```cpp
int sf_layernorm_fwd(int64_t M, int32_t C, const void* x, int32_t ldx, const float* gamma, const float* beta, float eps,
                     void* y, int32_t ldy, float* mean, float* rstd, sf_stream_t stream);
int sf_layernorm_fwd_rows32(int64_t M, int32_t C, const void* x, int32_t ldx, const float* gamma, const float* beta, float eps,
                            void* y, int32_t ldy, float* mean, float* rstd, const sf_rows32* side, sf_stream_t stream);
int sf_layernorm_bwd_blocks(int64_t M, int32_t C);
int sf_layernorm_bwd(int64_t M, int32_t C, const void* dy, int32_t lddy, const void* x, int32_t ldx, const float* gamma,
                     const float* mean, const float* rstd, const void* resid, int32_t ldr, void* dx, int32_t lddx,
                     float* part, sf_stream_t stream);
int sf_layernorm_bwd_sums(int64_t M, int32_t C, const void* dy, int32_t lddy, const void* x, int32_t ldx, const float* gamma,
                          const float* mean, const float* rstd, const void* resid, int32_t ldr, void* dx, int32_t lddx,
                          float* part, sf_stream_t stream);
int sf_colsum_blocks(int64_t M, int32_t C);
int sf_colsum(int64_t M, int32_t C, const void* x, int32_t ldx, float* part, sf_stream_t stream);
int sf_colsum_finalize(float* part, int32_t nblk, int32_t C, int32_t fold, float* out0, float* out1, float scale,
                       int accumulate, sf_stream_t stream);
typedef struct sf_colfin_item {
    float* part;
    int32_t nblk, C, fold;
    float* out0;
    float* out1;
    float scale;
    int32_t accumulate;
    int32_t row_stride;
} sf_colfin_item;
int sf_colsum_finalize_batch(const sf_colfin_item* items, int32_t n, sf_stream_t stream);
int sf_rows_sum(const float* part, int32_t nblk, int64_t row_len, int64_t offset, int32_t n, float* out, float scale,
                int accumulate, sf_stream_t stream);
int sf_gelu_fwd(int64_t n, const void* h, void* a, sf_stream_t stream);
int sf_gelu_bwd(int64_t n, const void* h, const void* da, void* dh, sf_stream_t stream);

typedef struct sf_dw_desc {
    int32_t N, C, Cw, cls;
    int32_t Ti, Hi, Wi, To, Ho, Wo;
    int32_t kT, kH, kW, sT, sH, sW, pT, pH, pW;
    int32_t ldx, ldy;
    int32_t Cwreal;
} sf_dw_desc;
int sf_dwconv_fwd_blocks(const sf_dw_desc* d);
int sf_dwconv_fwd_sample_rows(const sf_dw_desc* d);
int sf_dwconv_fwd(const sf_dw_desc* d, const void* x, const float* w, void* y, float* stat_part, sf_stream_t stream);
int sf_dwconv_dgrad(const sf_dw_desc* d, const void* dy, const float* w, void* dx, sf_stream_t stream);
int sf_dwconv_dgrad_sum_rows(const sf_dw_desc* d);
int sf_dwconv_dgrad_sums(const sf_dw_desc* d, const void* dy, const float* w, void* dx, float* sum_part, sf_stream_t stream);
int64_t sf_dwconv_wgrad_workspace(const sf_dw_desc* d);
int sf_dwconv_wgrad(const sf_dw_desc* d, const void* x, const void* dy, float* dw, float out_scale, int zero_first,
                    void* workspace, int64_t workspace_bytes, sf_stream_t stream);
int sf_dwconv_pair_ok(const sf_dw_desc* d);
int sf_dwconv_fwd_pair(const sf_dw_desc* d, const void* x, const void* x2, const float* w, const float* w2, void* y, void* y2,
                       sf_stream_t stream);
int sf_dwconv_dgrad_pair(const sf_dw_desc* d, const void* dy, const void* dy2, const float* w, const float* w2, void* dx, void* dx2,
                         sf_stream_t stream);
int sf_dwconv_wgrad_pair(const sf_dw_desc* d, const void* x, const void* x2, const void* dy, const void* dy2, float* dw, float* dw2,
                         float out_scale, int zero_first, int zero_first2, void* workspace, int64_t workspace_bytes,
                         sf_stream_t stream);

typedef struct sf_attn_desc {
    int32_t B, heads, D, cls;
    int32_t Nq, qT, qH, qW;
    int32_t Nk, kT, kH, kW;
    int32_t rows_h, rows_w, rows_t;
} sf_attn_desc;
int sf_relpos_gather(const sf_attn_desc* d, const void* G, int32_t ldg, const int32_t* idx_h, const int32_t* idx_w,
                     const int32_t* idx_t, float* rq, sf_stream_t stream);
int sf_relpos_scatter(const sf_attn_desc* d, const float* drq, const int32_t* idx_h, const int32_t* idx_w,
                      const int32_t* idx_t, void* E, int32_t lde, sf_stream_t stream);
int sf_relpos_pack(const float* rel_h, const float* rel_w, const float* rel_t, int32_t rows_h, int32_t rows_w, int32_t rows_t,
                   int32_t D, int32_t TRp, void* t16, void* t16t, sf_stream_t stream);
int sf_relpos_unpack(const float* dtab, int32_t rows_h, int32_t rows_w, int32_t rows_t, int32_t D, float* grad_h, float* grad_w,
                     float* grad_t, int32_t acc_h, int32_t acc_w, int32_t acc_t, sf_stream_t stream);
int sf_softmax_fwd(const sf_attn_desc* d, void* s, int32_t lds, float scale, const float* rq, sf_stream_t stream);
int sf_softmax_bwd(const sf_attn_desc* d, void* dp, const void* prob, int32_t lds, float scale, float* drq,
                   sf_stream_t stream);
int sf_attn_fwd(const sf_attn_desc* d, const void* q, int32_t ldq, const void* k, const void* v, int32_t ldk, float scale,
                const float* rq, const void* onehot, int32_t residual, void* o, int32_t ldo, float* lse,
                sf_stream_t stream);
int64_t sf_attn_bwd_workspace(const sf_attn_desc* d);
int sf_attn_bwd(const sf_attn_desc* d, const void* q, int32_t ldq, const void* k, const void* v, int32_t ldk, float scale,
                const float* rq, const void* onehot, int32_t residual, const void* o, const void* dout, int32_t ldo,
                const float* lse, float* delta, void* dq, int32_t lddq, void* dk, void* dv, int32_t lddk, float* drq,
                void* workspace, int64_t workspace_bytes, sf_stream_t stream);
int sf_tmean_fwd(int32_t B, int32_t T, int64_t HW, int32_t C, const void* x, int32_t ldx, float* m, sf_stream_t stream);
int sf_tmean_bwd(int32_t B, int32_t T, int64_t HW, int32_t C, const float* dm, void* dx, int32_t lddx, sf_stream_t stream);
int sf_roi_align_max_fwd(int32_t R, int32_t B, int32_t H, int32_t W, int32_t C, int32_t res, float scale, int32_t aligned,
                         const float* m, const float* rois, float* out, int32_t ldo, int32_t col0, void* argmax,
                         sf_stream_t stream);
int sf_roi_align_max_bwd(int32_t R, int32_t B, int32_t H, int32_t W, int32_t C, int32_t res, float scale, int32_t aligned,
                         const float* rois, const float* dout, int32_t lddo, int32_t col0, const void* argmax, float* dm,
                         sf_stream_t stream);
int sf_gemm_act(int64_t M, int32_t N, int32_t K, const void* A, int32_t lda, const void* W, int32_t ldw, const float* bias,
                void* Y, int32_t ldy, int32_t mode, void* aux, int32_t ldaux, sf_stream_t stream);
int sf_gemm_act_colsum(int64_t M, int32_t N, int32_t K, const void* A, int32_t lda, const void* W, int32_t ldw,
                       const float* bias, void* Y, int32_t ldy, int32_t mode, void* aux, int32_t ldaux,
                       float* colsum_part, int32_t colsum_part_rows, int32_t* colsum_rows, sf_stream_t stream);
int sf_pack_clip_u8(const void* frames, int32_t N, int32_t Tin, int32_t H, int32_t W, const int32_t* t_index, int32_t Tout,
                    float mean0, float mean1, float mean2, float std0, float std1, float std2, int32_t reverse, void* out,
                    sf_stream_t stream);
int sf_mix_clip_f32(const float* src, float* dst, int32_t B, int32_t C, int32_t T, int32_t H, int32_t W, int32_t mode,
                    float lam, float one_minus_lam, int32_t yl, int32_t yh, int32_t xl, int32_t xh, sf_stream_t stream);
// ... 72 lines not shown
```

slowfast_amd/csrc/sf_api.hip:

```cpp
#include "../../include/sfamd.h"
#include "sf_bn.h"
#include "sf_common.h"
#include "sf_igemm.h"
#include "sf_igemm2.h"
#include "sf_wgrad2.h"
#include "sf_pool.h"
#include "sf_dwconv.h"
#include "sf_dwsweep.h"
#include "sf_dwtemporal.h"
#include "sf_tokens.h"
#include "sf_x3d.h"
#include "sf_stem.h"
#include "sf_attn.h"
#include "sf_roi.h"
#include "sf_optim.h"
#include "sf_mixup.h"
#include "sf_erase.h"

#include <stdarg.h>
#include <stdio.h>
#include <stdlib.h>
#include <string.h>

static thread_local char g_err[512] = "";

static int fail(const char* fmt, ...) {
    va_list ap;
    va_start(ap, fmt);
    vsnprintf(g_err, sizeof(g_err), fmt, ap);
    va_end(ap);
    return -1;
}
static int check_launch(const char* what) {
    hipError_t e = hipGetLastError();
    if (e != hipSuccess) return fail("%s: launch failed: %s", what, hipGetErrorString(e));
    return 0;
}
#define REQUIRE(cond, ...) \
    do { if (!(cond)) return fail(__VA_ARGS__); } while (0)

static inline int cdiv(int64_t a, int64_t b) { return (int)((a + b - 1) / b); }
static inline int roundup(int a, int b) { return (a + b - 1) / b * b; }

static inline int test_hook(const char* name, int def) { const char* e = getenv(name); return e ? atoi(e) : def; }
#ifdef SF_DIAG
static inline int tune_knob(const char* name, int def) { const char* e = getenv(name); return e ? atoi(e) : def; }
#else
#define tune_knob(name, def) (def)
#endif

extern "C" int sf_abi_version(void) { return SF_ABI_VERSION; }
extern "C" const char* sf_backend(void) {
#ifdef SF_HOSTSIM
    return "hostsim";
#else
    return "gfx950";
#endif
}
extern "C" int sf_act_dtype(void) { return SF_ACT_DTYPE_ID; }
extern "C" const char* sf_last_error(void) { return g_err; }
#ifndef SF_BUILD_ID
#define SF_BUILD_ID "unversioned"
#endif
extern "C" const char* sf_build_id(void) {
    static const char tagged[] = "sfamd-build-id:" SF_BUILD_ID;
    return tagged + 15;
}

static int check_desc(const sf_conv_desc* d) {
    REQUIRE(d != nullptr, "conv: null descriptor");
    REQUIRE(d->N > 0 && d->Ci > 0 && d->Co > 0, "conv: empty tensor");
    REQUIRE(d->Ci % 8 == 0 && d->Co % 8 == 0, "conv: channel counts must be multiples of 8 (Ci=%d Co=%d)", d->Ci, d->Co);
    REQUIRE(d->ldx >= d->Ci && d->ldx % 8 == 0 && d->ldy >= d->Co && d->ldy % 8 == 0, "conv: bad row pitch");
    REQUIRE(d->Cw > 0 && d->Cw <= d->Ci, "conv: Cw must be in (0, Ci]");
    REQUIRE(d->Cow >= 0 && d->Cow <= d->Co, "conv: Cow must be in [0, Co]");
    REQUIRE(d->sT > 0 && d->sH > 0 && d->sW > 0 && d->dT > 0 && d->dH > 0 && d->dW > 0, "conv: stride/dilation");
    int To = (d->Ti + 2 * d->pT - d->dT * (d->kT - 1) - 1) / d->sT + 1;
    int Ho = (d->Hi + 2 * d->pH - d->dH * (d->kH - 1) - 1) / d->sH + 1;
    int Wo = (d->Wi + 2 * d->pW - d->dW * (d->kW - 1) - 1) / d->sW + 1;
    REQUIRE(d->To >= 1 && d->Ho >= 1 && d->Wo >= 1 && d->To <= To && d->Ho <= Ho && d->Wo <= Wo,
            "conv: output dims (%d,%d,%d) exceed the geometry's (%d,%d,%d)", d->To, d->Ho, d->Wo, To, Ho, Wo);
    int64_t Mo = (int64_t)d->N * d->To * d->Ho * d->Wo, Mi = (int64_t)d->N * d->Ti * d->Hi * d->Wi;
    REQUIRE(Mo < (1ll << 31) && Mi < (1ll << 31), "conv: more than 2^31 positions");
    return 0;
}

static void fill_gather_common(GatherSide& g, const sf_conv_desc* d) {
    g.kT = d->kT; g.kH = d->kH; g.kW = d->kW;
    g.strT = d->sT; g.strH = d->sH; g.strW = d->sW;
    g.padT = d->pT; g.padH = d->pH; g.padW = d->pW;
    g.dilT = d->dT; g.dilH = d->dH; g.dilW = d->dW;
    g.fdkW = make_fastdiv(d->kW);
    g.fdkH = make_fastdiv(d->kH);
    g.fdsT = make_fastdiv(d->sT);
    g.fdsH = make_fastdiv(d->sH);
    g.fdsW = make_fastdiv(d->sW);
    g.scale = nullptr; g.shift = nullptr; g.relu = 0;
    g.fdHW = make_fastdiv((uint32_t)d->Hi * (uint32_t)d->Wi);
}
static bool is_pointwise(const sf_conv_desc* d) {
    return d->kH == 1 && d->kW == 1 && d->sT == 1 && d->sH == 1 && d->sW == 1 && d->pH == 0 && d->pW == 0 &&
           d->Ho == d->Hi && d->Wo == d->Wi;
}
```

* What to do: Take every line from the data that contains the word "lddy".

* Worked solution:
int sf_layernorm_bwd(int64_t M, int32_t C, const void* dy, int32_t lddy, const void* x, int32_t ldx, const float* gamma,
int sf_layernorm_bwd_sums(int64_t M, int32_t C, const void* dy, int32_t lddy, const void* x, int32_t ldx, const float* gamma,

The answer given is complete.